First, many authors discuss methodological problems raised by the study of infant and child burials, the most important of which is no doubt the difficulty of in-field identification. In this regard, the paper of Angela Trentacoste et alii is striking. It examines infant bones from two Etruscan sites, found during laboratory studies to be commingled with zooarcheological remains, because nobody had been able to recognise them in the field. Indeed, infant bones and burials often go unidentified by archaeologists, especially outside explicitly funerary contexts. The recent evolution of funerary archaeology towards a greater specialisation and collaboration with anthropologists directly in the field has changed many things, and the possibility of getting precise anthropological data is a key element for understanding the mortuary treatment of children. The paper of Claudia Lambrugo on the Peucetian site of Jazzo Fornasiello (Basilicata) notably illustrates the results of such collaboration. The excavation and study of the infant pot burials found in the settlement area allowed recognition of the precise organization of graves of various phases found inside the settlement, and even the phases of use and commemoration of every single grave. It was only by the careful examination of the skeletons, of the position of the bones, and of the very fine stratigraphy inside the graves that the author could reach her conclusions.

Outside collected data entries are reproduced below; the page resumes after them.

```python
class GATStackFunction(torch.autograd.Function):
    accepts_gathered_rows = True

    @staticmethod
    def forward(ctx, csr, cfg, h, pos, rpos, pw, *params):
        need = getattr(cfg, "grad_enabled", True) and any(ctx.needs_input_grad)
        z_only = (cfg.final == "collapse_z")
        collapse = (cfg.final == "collapse") or z_only
        table = _use_table(h, need, cfg.feat_p) and not (collapse and cfg.n_layers == 1)
        if isinstance(h, GatheredRows) and not table:
            h = h.tensor()
        if table:
            _need_cuda(h.table, *[p for p in params if p is not None])
            src, ld_h = h, 0
        else:
            _need_cuda(h, *[p for p in params if p is not None])
            h, ld_h = _rows(h)
            src = h
        pos = _i32(pos, h.device)
        rpos = _i32(rpos, h.device) if (collapse and pw is not None) else None
        pwf = _f32(pw.reshape(-1)) if (collapse and pw is not None) else None
        L = cfg.n_layers
        N = h.shape[0]
        states = []
        with _lib.on_device(h.device):
            kh = h.shape[1]
            ref = h.table if table else h
            for l in range(L):
                st = _GatLayerState()
                st.W, st.al, st.ar, st.P = (_f32(p) for p in params[4 * l:4 * l + 4])
                st.H, st.D, st.Kh = cfg.heads[l], cfg.out_dims[l], kh
                st.Pd = 0 if st.P is None else st.P.shape[1]
                st.Kp = pure("txe_gat_padded_k", st.Kh, st.Pd)
                st.Fp = pure("txe_gat_padded_f", st.H, st.D)
                st.seed = cfg.seed + 16 * l
                st.X = None
                states.append(st)
                kh = st.H * st.D
            h = ref
            states[0].X = None if table else _empty((N, states[0].Kp), h)
            if N > 0:
                for l in range(1, L):
                    states[l].X = _empty((N, states[l].Kp), h)
                states[0].vx = (not table) and _virtual_x_ok(states[0], src, ld_h, N, need, collapse and L == 1)
                _gat_layers_prepare([(st, (src if l == 0 else None), (ld_h if l == 0 else 0), pos if st.P is not None else None,
                                      _x_dropped_ok(cfg, states, l, collapse))
                                     for l, st in enumerate(states) if not (table and l == 0)], cfg.feat_p)
            fused_a12 = None
            for l, st in enumerate(states):
                last = (l == L - 1)
                F = st.H * st.D
                if last and collapse:
                    res = _gat_collapse_fwd(csr, st, src if l == 0 else None, ld_h if l == 0 else 0, pos if st.P is not None else None,
                                            rpos, pwf, cfg.feat_p, cfg.attn_p, cfg.attn_slope, a12=fused_a12, z_only=z_only,
                                            fold_job=getattr(cfg, "fold_job", None) if (z_only and need) else None,
                                            link=getattr(cfg, "link", None))
                    if z_only:
                        res = (res, st.Wp)
                        ctx.mark_non_differentiable(st.Wp)
                        ctx.set_materialize_grads(False)
                    if not need:
                        st.cl = st.mask = st.Wp = st.X = None
                    break
                if last:
                    out, ld_out = _empty((N, F), h), F
                else:
                    if states[l + 1].X is None:
                        states[l + 1].X = _empty((N, states[l + 1].Kp), h)
                    out, ld_out = states[l + 1].X, states[l + 1].Kp
                out_mode = 0 if (last or cfg.act_slope is None) else 1
                nxt = None
                if (collapse and l + 1 == L - 1 and N > 0 and st.D % 4 == 0 and states[l + 1].Kp - st.H * st.D <= 128 and states[l + 1].Kp <= 4096
                        and not _NO_FUSED_LOGITS):
                    sn = states[l + 1]
                    _gat_layer_prepare(sn, None, 0, pos if sn.P is not None else None, cfg.feat_p)
                    fused_a12 = _empty((N, 2), h)
                    nxt = (sn, fused_a12)
                out_drop = states[l + 1] if (not last and nxt is None and getattr(states[l + 1], "x_dropped", False)) else None
                _gat_layer_fwd(csr, st, src if l == 0 else None, ld_h if l == 0 else 0, pos if st.P is not None else None, out, ld_out,
                               cfg.feat_p, cfg.attn_p, cfg.attn_slope, out_mode, cfg.act_slope or 1.0, need, nxt, out_drop)
                if not need:
                    st.Y = st.mask = st.Wp = None
                    if l > 0:
                        st.X = None
            H, D = cfg.heads[-1], cfg.out_dims[-1]
            if collapse:
                pass
            elif cfg.final == "mean":
                if H == 1:
                    res = out.view(N, D)
                else:
                    res = _empty((N, D), h)
                    call("txe_head_mean_fwd", ptr(out), H, D, N, ptr(res), _lib.stream_ptr())
            else:
                res = out.view(N, H, D)
        ctx.csr, ctx.cfg, ctx.pos, ctx.states = csr, cfg, pos, (states if need else None)
        ctx.rpos, ctx.pwf, ctx.pw_shape = rpos, pwf, (pw.shape if pwf is not None else None)
        ctx.h_req = ctx.needs_input_grad[2]
        ctx.param_ids, ctx.pw_id = [id(p) for p in params], id(pw)
        ctx.link = getattr(cfg, "link", None) if z_only else None
        note_route("stack", cfg.final + ("+edot" if (z_only and ctx.link is not None and ctx.link.e_part is not None) else ""))
        if _CAPTURE is not None:
            _CAPTURE.append((csr, cfg, states))
        return res

    @staticmethod
    def backward(ctx, d_res, *_unused):
        csr, cfg, pos, states = ctx.csr, ctx.cfg, ctx.pos, ctx.states
        if states is None:
            raise RuntimeError(_BACKWARD_TWICE)
        L = cfg.n_layers
        H, D = cfg.heads[-1], cfg.out_dims[-1]
        z_only = (cfg.final == "collapse_z")
        collapse = (cfg.final == "collapse") or z_only
        link = ctx.link if z_only else None
        edot = link is not None and link.e_part is not None and link.m is not None
        if d_res is None and not edot:
            ctx.states = None
            return (None,) * (6 + 4 * L)
        d_res = None if edot else _f32(d_res)
        N = states[0].X.shape[0]
        grads = [None] * (4 * L)
        d_pw = None
        note_route("stack_bwd", "fused+edot" if edot else ("collapse" if collapse else "layers"))
        with _lib.on_device(states[0].X.device):
            if collapse:
                d_pre, ld_dpre = None, 0
            elif cfg.final == "mean" and H > 1:
                d_pre = _empty((N, H * D), d_res)
                call("txe_head_mean_bwd", ptr(d_res), H, D, N, ptr(d_pre), _lib.stream_ptr())
# ... 1090 lines not shown
```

Of course, not all the papers rely on such good anthropological and archaeological data: some deal with older excavations, with only lab studies on a limited number of graves. Yet most of the authors give great importance to the anthropological data they can get and that is certainly a sign of a recent and major evolution of the discipline.

Nonetheless, a systematic presentation of the methods is essential and not always available. For example, M.J. Becker — one of the very first anthropologists to have worked on large cemeteries from pre-Roman Italy — claims in his paper to have found an ‘extremely accurate’ method for identifying the sex of a cremated individual ‘where at least 100 g of bones were recovered’ (p. 98). Yet, as the author himself underlines, the rate of sex identification for burned remains is usually much lower. Given the importance of such affirmation, the reader wishes to have more details. Relatedly, a methodological reflection and discussion of the difference between sex and gender could have been useful, perhaps in an introduction, since confusion is obvious in several papers. It is also important to remember that no anthropological method has yet proved to be statistically effective in determining the biological sex of the remains of pre-pubescent individuals. One should thus remain extremely cautious about all the assumptions concerning the partition of child burials between males and females proposed in various contributions.

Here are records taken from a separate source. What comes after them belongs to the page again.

template <bool kFast>
__device__ __forceinline__ void minmax_hist_body(const dpl_work_item& it, const float* const* __restrict__ segs,
                                                 const dpl_hist_range& r, int bins, uint32_t* __restrict__ counts,
                                                 uint32_t* lds, uint32_t* s_nz, MinMaxOp& m) {
    MinMaxHistOp<kFast> op;
    op.m = m;
    hist_op_init(op.h, r, bins, lds);
    stream_span(segs[it.seg] + it.offset, it.count, op);
    m = op.m;
    hist_flush(op.h.nonzero, it, r, bins, counts, lds, s_nz);
}

struct MinMaxHistLds {
    static __host__ __device__ float* s_mn(uint32_t* base, int bins) { return reinterpret_cast<float*>(HistLds::end(base, bins)); }
    static __host__ __device__ float* s_mx(uint32_t* base, int bins) { return s_mn(base, bins) + kBlock / kWave; }
    static __host__ __device__ uint32_t* s_nan(uint32_t* base, int bins) {
        return reinterpret_cast<uint32_t*>(s_mx(base, bins) + kBlock / kWave);
    }
    static __host__ __device__ size_t bytes(int bins) { return HistLds::bytes(bins) + 3 * (kBlock / kWave) * sizeof(uint32_t); }
};

__global__ __launch_bounds__(kBlock) void k_minmax_hist(const dpl_work_item* __restrict__ items,
                                                         const uint32_t* __restrict__ bb,
                                                         const float* const* __restrict__ segs,
                                                         uint32_t* __restrict__ min_enc, uint32_t* __restrict__ max_enc,
                                                         uint32_t* __restrict__ nan_flag,
                                                         const dpl_hist_range* __restrict__ snap, int bins,
                                                         uint32_t* __restrict__ counts) {
    extern __shared__ __attribute__((aligned(16))) uint32_t lds_mh[];
    uint32_t* s_nz = HistLds::s_nz(lds_mh, bins);
    float* s_mn = MinMaxHistLds::s_mn(lds_mh, bins);
    float* s_mx = MinMaxHistLds::s_mx(lds_mh, bins);
    uint32_t* s_nan = MinMaxHistLds::s_nan(lds_mh, bins);
    uint32_t k0, k1;
    block_items(bb, k0, k1);
    for (uint32_t k = k0; k < k1; ++k) {
        const dpl_work_item it = items[k];
        const dpl_hist_range r = snap[it.slot];
        MinMaxOp m{INFINITY, -INFINITY, 0u};
        if (r.status != 0u) {
            stream_span(segs[it.seg] + it.offset, it.count, m);
        } else {
            for (int b = threadIdx.x; b <= bins; b += kBlock) lds_mh[b] = 0u;
            __syncthreads();
            if (r.exact_div)
                minmax_hist_body<false>(it, segs, r, bins, counts, lds_mh, s_nz, m);
            else
                minmax_hist_body<true>(it, segs, r, bins, counts, lds_mh, s_nz, m);
        }
        minmax_commit(m, it.slot, s_mn, s_mx, s_nan, min_enc, max_enc, nan_flag);
    }
}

Another interesting discussion raised by this book is that of the definition of age groups. Indeed, many papers use the terms ‘infant’, ‘children’, ‘immature’ and ‘subadults’, but not always when referring to the same age ranges. The authors are certainly not to blame for such variations, only reflect the absence of general agreement on the definition of these terms in archaeological studies. Yet it would have been interesting to deal with this issue in the introduction, and even to put forward a standard definition that all the authors could have followed. Among the contributors, Deneb T. Cesana and Vincenzo d’Ercole tackle the question with the greatest accuracy. First, they underline the problems related to the anthropological habit of dividing subadults in five-year groups, inferred from demographic methodologies, while ‘they do not correspond to the stages of growth, child development and risk of death’ (p. 160). They also lay stress on the difficulties of reconciling the different notions of age: biological, morphological, civil and social. The last category is undoubtedly the most significant in an historical perspective, and it appears central in many contributions.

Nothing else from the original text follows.